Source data
···
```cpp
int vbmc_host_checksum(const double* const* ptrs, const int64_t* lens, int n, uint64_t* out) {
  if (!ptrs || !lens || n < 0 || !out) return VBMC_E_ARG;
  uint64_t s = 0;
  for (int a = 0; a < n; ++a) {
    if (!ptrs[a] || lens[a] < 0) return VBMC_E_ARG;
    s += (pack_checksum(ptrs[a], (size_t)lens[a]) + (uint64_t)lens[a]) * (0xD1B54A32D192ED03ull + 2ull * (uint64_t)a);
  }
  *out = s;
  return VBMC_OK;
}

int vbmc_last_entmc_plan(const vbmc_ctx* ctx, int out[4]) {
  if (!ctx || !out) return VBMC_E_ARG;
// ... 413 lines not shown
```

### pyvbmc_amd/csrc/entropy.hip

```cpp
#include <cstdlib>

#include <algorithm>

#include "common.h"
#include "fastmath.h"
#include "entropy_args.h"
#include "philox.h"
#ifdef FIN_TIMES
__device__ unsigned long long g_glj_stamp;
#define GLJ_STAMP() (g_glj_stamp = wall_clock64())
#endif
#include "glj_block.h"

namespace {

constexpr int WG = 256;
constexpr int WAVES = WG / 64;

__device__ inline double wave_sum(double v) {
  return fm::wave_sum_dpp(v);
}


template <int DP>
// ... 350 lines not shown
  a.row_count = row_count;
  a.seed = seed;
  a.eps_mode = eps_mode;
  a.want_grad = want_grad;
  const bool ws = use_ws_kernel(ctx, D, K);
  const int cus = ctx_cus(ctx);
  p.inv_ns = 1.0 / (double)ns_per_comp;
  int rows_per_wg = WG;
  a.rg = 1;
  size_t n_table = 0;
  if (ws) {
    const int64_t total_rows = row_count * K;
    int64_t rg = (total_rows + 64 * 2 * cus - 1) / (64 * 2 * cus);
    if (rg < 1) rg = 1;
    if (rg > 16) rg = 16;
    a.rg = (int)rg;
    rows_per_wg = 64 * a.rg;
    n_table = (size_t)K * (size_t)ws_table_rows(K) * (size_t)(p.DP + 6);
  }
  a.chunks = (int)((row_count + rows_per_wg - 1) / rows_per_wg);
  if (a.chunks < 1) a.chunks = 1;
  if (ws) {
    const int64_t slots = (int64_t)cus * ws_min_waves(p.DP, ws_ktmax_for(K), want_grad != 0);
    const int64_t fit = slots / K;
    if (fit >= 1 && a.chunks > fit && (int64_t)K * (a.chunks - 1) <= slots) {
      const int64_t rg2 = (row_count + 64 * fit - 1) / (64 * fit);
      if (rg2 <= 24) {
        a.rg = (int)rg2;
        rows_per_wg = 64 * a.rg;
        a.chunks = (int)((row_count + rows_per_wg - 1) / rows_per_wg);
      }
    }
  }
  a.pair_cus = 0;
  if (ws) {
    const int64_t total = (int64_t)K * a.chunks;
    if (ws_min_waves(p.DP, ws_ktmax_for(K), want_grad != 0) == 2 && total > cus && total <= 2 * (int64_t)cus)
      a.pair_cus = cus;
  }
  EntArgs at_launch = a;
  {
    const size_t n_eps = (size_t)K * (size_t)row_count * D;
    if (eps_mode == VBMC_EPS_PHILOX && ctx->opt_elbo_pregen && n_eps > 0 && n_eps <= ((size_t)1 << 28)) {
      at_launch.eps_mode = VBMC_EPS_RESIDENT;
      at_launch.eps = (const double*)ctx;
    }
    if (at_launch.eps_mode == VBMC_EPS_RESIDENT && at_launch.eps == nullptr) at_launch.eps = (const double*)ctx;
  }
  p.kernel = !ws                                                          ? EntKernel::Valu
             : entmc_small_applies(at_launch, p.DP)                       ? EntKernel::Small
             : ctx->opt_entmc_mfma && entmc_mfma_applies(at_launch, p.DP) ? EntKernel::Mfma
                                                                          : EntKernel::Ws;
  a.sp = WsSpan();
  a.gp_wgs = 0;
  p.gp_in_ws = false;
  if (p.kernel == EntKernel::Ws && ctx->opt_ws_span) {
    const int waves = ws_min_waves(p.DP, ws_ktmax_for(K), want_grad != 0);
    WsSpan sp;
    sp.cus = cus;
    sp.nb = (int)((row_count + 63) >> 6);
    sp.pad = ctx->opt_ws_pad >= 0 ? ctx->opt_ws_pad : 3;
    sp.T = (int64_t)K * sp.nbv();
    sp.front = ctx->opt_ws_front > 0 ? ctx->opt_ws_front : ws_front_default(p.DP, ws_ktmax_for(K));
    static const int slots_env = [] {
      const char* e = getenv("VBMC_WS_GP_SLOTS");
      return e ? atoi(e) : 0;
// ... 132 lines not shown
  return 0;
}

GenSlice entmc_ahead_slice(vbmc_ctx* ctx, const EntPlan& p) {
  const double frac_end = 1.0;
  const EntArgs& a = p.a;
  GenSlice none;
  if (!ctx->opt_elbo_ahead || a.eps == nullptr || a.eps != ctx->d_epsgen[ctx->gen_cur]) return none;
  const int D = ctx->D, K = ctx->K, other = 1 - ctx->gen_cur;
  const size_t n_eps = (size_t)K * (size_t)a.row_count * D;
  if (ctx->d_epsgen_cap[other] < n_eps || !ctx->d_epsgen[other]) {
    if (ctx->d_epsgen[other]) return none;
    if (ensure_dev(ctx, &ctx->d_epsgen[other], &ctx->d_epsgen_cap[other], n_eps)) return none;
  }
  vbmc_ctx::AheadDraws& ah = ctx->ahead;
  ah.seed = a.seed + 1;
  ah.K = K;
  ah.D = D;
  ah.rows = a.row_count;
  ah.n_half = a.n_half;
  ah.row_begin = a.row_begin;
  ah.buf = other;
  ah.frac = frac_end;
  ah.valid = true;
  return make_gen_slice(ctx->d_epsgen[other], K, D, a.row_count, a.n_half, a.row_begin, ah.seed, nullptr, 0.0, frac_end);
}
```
···
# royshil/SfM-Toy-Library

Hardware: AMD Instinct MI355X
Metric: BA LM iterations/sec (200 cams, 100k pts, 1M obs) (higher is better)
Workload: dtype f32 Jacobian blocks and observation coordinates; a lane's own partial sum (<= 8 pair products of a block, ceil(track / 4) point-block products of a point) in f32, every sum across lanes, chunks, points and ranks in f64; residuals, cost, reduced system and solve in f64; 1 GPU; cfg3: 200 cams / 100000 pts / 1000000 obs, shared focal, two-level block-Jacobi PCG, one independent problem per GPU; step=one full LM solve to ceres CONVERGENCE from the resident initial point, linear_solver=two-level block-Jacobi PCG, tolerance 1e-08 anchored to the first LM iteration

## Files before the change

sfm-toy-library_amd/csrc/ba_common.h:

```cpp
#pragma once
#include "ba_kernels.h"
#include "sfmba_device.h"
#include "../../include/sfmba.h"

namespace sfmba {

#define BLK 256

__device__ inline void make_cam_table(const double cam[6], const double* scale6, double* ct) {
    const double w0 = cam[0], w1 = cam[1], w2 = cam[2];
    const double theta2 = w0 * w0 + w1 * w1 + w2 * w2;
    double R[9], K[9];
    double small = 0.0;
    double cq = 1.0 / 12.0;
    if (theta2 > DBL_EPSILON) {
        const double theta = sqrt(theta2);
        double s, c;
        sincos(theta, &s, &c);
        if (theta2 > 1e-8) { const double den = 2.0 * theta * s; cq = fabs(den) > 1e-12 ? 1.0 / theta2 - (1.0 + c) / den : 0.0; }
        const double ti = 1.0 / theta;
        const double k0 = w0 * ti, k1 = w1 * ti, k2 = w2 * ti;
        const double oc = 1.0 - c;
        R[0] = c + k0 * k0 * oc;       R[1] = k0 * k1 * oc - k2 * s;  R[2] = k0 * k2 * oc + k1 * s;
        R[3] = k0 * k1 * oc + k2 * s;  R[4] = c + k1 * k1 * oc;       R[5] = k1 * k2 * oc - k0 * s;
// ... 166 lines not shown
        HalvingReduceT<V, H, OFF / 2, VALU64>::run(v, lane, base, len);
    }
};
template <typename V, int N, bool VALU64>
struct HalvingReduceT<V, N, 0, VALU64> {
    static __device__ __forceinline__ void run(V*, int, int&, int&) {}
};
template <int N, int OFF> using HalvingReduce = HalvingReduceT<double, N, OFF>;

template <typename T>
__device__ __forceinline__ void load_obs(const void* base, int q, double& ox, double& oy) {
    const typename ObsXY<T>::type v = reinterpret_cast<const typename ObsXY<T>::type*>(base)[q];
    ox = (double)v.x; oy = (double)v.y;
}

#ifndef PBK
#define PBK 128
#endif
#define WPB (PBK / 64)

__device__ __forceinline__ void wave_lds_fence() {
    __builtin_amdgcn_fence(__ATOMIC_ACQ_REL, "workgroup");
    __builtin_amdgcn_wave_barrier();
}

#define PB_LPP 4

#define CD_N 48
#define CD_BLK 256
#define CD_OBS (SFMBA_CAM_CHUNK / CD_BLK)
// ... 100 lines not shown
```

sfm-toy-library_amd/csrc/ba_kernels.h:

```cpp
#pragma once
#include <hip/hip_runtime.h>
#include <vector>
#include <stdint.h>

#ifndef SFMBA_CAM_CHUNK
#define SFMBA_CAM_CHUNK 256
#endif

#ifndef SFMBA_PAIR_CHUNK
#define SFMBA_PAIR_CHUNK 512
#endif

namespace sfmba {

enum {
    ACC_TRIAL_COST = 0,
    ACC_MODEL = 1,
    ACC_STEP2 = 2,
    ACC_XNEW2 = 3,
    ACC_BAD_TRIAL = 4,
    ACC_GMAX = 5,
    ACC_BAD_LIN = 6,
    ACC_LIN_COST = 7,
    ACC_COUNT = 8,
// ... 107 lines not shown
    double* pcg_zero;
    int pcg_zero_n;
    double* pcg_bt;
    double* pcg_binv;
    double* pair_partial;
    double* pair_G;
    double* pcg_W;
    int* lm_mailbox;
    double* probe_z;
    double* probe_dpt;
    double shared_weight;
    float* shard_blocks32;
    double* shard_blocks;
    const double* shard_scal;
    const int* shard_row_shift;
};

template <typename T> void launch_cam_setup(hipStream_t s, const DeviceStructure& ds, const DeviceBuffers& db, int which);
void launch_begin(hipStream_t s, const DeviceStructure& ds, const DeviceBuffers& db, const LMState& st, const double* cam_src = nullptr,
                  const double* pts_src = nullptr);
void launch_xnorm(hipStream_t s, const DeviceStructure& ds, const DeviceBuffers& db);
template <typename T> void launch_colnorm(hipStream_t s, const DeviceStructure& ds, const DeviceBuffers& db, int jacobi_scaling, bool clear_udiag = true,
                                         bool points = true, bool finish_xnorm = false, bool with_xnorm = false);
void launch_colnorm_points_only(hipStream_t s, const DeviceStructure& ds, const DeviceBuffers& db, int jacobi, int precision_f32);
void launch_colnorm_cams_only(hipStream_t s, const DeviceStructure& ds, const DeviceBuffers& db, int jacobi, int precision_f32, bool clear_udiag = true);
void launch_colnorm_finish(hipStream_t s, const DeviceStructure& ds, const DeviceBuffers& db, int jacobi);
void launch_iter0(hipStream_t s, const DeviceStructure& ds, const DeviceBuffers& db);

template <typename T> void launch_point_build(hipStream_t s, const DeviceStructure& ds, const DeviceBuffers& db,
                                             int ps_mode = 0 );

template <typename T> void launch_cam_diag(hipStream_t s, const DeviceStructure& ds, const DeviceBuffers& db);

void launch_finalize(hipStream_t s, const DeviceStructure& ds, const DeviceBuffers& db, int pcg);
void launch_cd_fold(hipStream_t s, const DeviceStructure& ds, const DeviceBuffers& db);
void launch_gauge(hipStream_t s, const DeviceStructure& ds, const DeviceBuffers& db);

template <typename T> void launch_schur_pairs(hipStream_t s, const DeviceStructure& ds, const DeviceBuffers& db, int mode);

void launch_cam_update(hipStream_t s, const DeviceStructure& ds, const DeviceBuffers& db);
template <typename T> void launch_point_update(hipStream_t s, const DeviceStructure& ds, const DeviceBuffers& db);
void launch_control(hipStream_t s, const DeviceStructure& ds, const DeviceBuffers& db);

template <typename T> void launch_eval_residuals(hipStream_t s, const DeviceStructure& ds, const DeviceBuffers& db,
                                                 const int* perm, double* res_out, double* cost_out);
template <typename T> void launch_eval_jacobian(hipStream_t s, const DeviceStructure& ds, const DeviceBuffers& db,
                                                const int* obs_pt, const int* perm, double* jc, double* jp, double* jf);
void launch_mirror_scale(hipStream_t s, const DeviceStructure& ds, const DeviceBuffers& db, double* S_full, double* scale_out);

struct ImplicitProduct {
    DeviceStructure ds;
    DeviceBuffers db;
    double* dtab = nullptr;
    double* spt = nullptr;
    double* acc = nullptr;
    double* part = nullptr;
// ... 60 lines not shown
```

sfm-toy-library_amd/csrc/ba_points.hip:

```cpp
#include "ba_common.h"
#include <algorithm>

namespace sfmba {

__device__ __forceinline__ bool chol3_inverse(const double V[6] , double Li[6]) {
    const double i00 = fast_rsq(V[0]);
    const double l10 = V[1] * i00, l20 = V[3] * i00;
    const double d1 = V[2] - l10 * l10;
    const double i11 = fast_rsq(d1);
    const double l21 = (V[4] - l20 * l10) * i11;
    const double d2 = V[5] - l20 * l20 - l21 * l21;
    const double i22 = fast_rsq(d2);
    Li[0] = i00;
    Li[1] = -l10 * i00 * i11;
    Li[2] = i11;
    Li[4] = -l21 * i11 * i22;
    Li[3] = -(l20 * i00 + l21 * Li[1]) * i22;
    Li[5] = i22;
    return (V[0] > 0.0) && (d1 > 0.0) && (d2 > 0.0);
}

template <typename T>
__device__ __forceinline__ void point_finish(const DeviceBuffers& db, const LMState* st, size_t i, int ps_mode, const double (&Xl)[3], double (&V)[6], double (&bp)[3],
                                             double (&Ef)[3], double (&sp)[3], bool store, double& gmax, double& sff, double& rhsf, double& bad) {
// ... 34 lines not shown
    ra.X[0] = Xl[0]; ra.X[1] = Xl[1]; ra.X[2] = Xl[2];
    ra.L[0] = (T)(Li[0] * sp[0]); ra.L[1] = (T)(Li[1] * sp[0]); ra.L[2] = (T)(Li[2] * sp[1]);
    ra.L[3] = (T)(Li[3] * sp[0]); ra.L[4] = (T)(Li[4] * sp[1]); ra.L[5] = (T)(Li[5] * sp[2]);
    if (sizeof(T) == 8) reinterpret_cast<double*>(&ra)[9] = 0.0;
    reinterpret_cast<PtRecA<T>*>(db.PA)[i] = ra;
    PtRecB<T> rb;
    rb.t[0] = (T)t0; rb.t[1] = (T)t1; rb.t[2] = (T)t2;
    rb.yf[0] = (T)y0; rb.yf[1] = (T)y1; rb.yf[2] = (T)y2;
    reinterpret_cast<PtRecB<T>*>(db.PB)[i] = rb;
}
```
···
Whenever "other" occurs in a line above, copy that line.

WRITTEN RESPONSE.
  const int D = ctx->D, K = ctx->K, other = 1 - ctx->gen_cur;
  if (ctx->d_epsgen_cap[other] < n_eps || !ctx->d_epsgen[other]) {
    if (ctx->d_epsgen[other]) return none;
    if (ensure_dev(ctx, &ctx->d_epsgen[other], &ctx->d_epsgen_cap[other], n_eps)) return none;
  ah.buf = other;
  return make_gen_slice(ctx->d_epsgen[other], K, D, a.row_count, a.n_half, a.row_begin, ah.seed, nullptr, 0.0, frac_end);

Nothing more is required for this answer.